▶ **Stored data**:
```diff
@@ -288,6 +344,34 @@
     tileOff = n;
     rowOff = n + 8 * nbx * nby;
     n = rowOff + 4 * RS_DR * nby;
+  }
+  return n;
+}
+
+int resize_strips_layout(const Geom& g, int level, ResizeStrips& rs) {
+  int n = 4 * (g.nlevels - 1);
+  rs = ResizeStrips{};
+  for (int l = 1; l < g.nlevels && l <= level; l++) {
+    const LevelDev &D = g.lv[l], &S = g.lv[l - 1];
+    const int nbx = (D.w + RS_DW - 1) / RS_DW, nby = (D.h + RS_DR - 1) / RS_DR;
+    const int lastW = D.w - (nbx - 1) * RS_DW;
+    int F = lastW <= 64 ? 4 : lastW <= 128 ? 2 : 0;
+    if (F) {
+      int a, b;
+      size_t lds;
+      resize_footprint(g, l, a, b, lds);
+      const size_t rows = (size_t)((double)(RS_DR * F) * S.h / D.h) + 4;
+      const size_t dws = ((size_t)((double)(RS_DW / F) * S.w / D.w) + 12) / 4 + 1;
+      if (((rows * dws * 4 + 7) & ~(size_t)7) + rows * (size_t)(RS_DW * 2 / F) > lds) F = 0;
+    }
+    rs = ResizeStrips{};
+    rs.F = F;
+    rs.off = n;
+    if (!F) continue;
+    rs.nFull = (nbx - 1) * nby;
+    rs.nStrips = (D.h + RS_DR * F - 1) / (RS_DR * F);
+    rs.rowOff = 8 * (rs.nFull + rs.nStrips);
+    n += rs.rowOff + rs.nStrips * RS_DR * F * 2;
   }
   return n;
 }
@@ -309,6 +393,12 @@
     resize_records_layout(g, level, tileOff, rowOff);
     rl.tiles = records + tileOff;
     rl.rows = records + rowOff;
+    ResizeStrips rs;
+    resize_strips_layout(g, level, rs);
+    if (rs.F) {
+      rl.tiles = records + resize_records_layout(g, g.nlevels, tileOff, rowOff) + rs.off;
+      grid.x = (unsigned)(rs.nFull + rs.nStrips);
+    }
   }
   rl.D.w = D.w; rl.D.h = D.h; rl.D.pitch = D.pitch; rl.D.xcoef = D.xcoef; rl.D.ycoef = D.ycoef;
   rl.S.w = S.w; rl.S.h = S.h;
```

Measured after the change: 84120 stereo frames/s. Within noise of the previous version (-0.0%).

▶ **What you are asked to do**:
For this exercise, return every line from the data that holds the string "nFull".

▶ **Task result**:
+    rs.nFull = (nbx - 1) * nby;
+    rs.rowOff = 8 * (rs.nFull + rs.nStrips);
+      grid.x = (unsigned)(rs.nFull + rs.nStrips);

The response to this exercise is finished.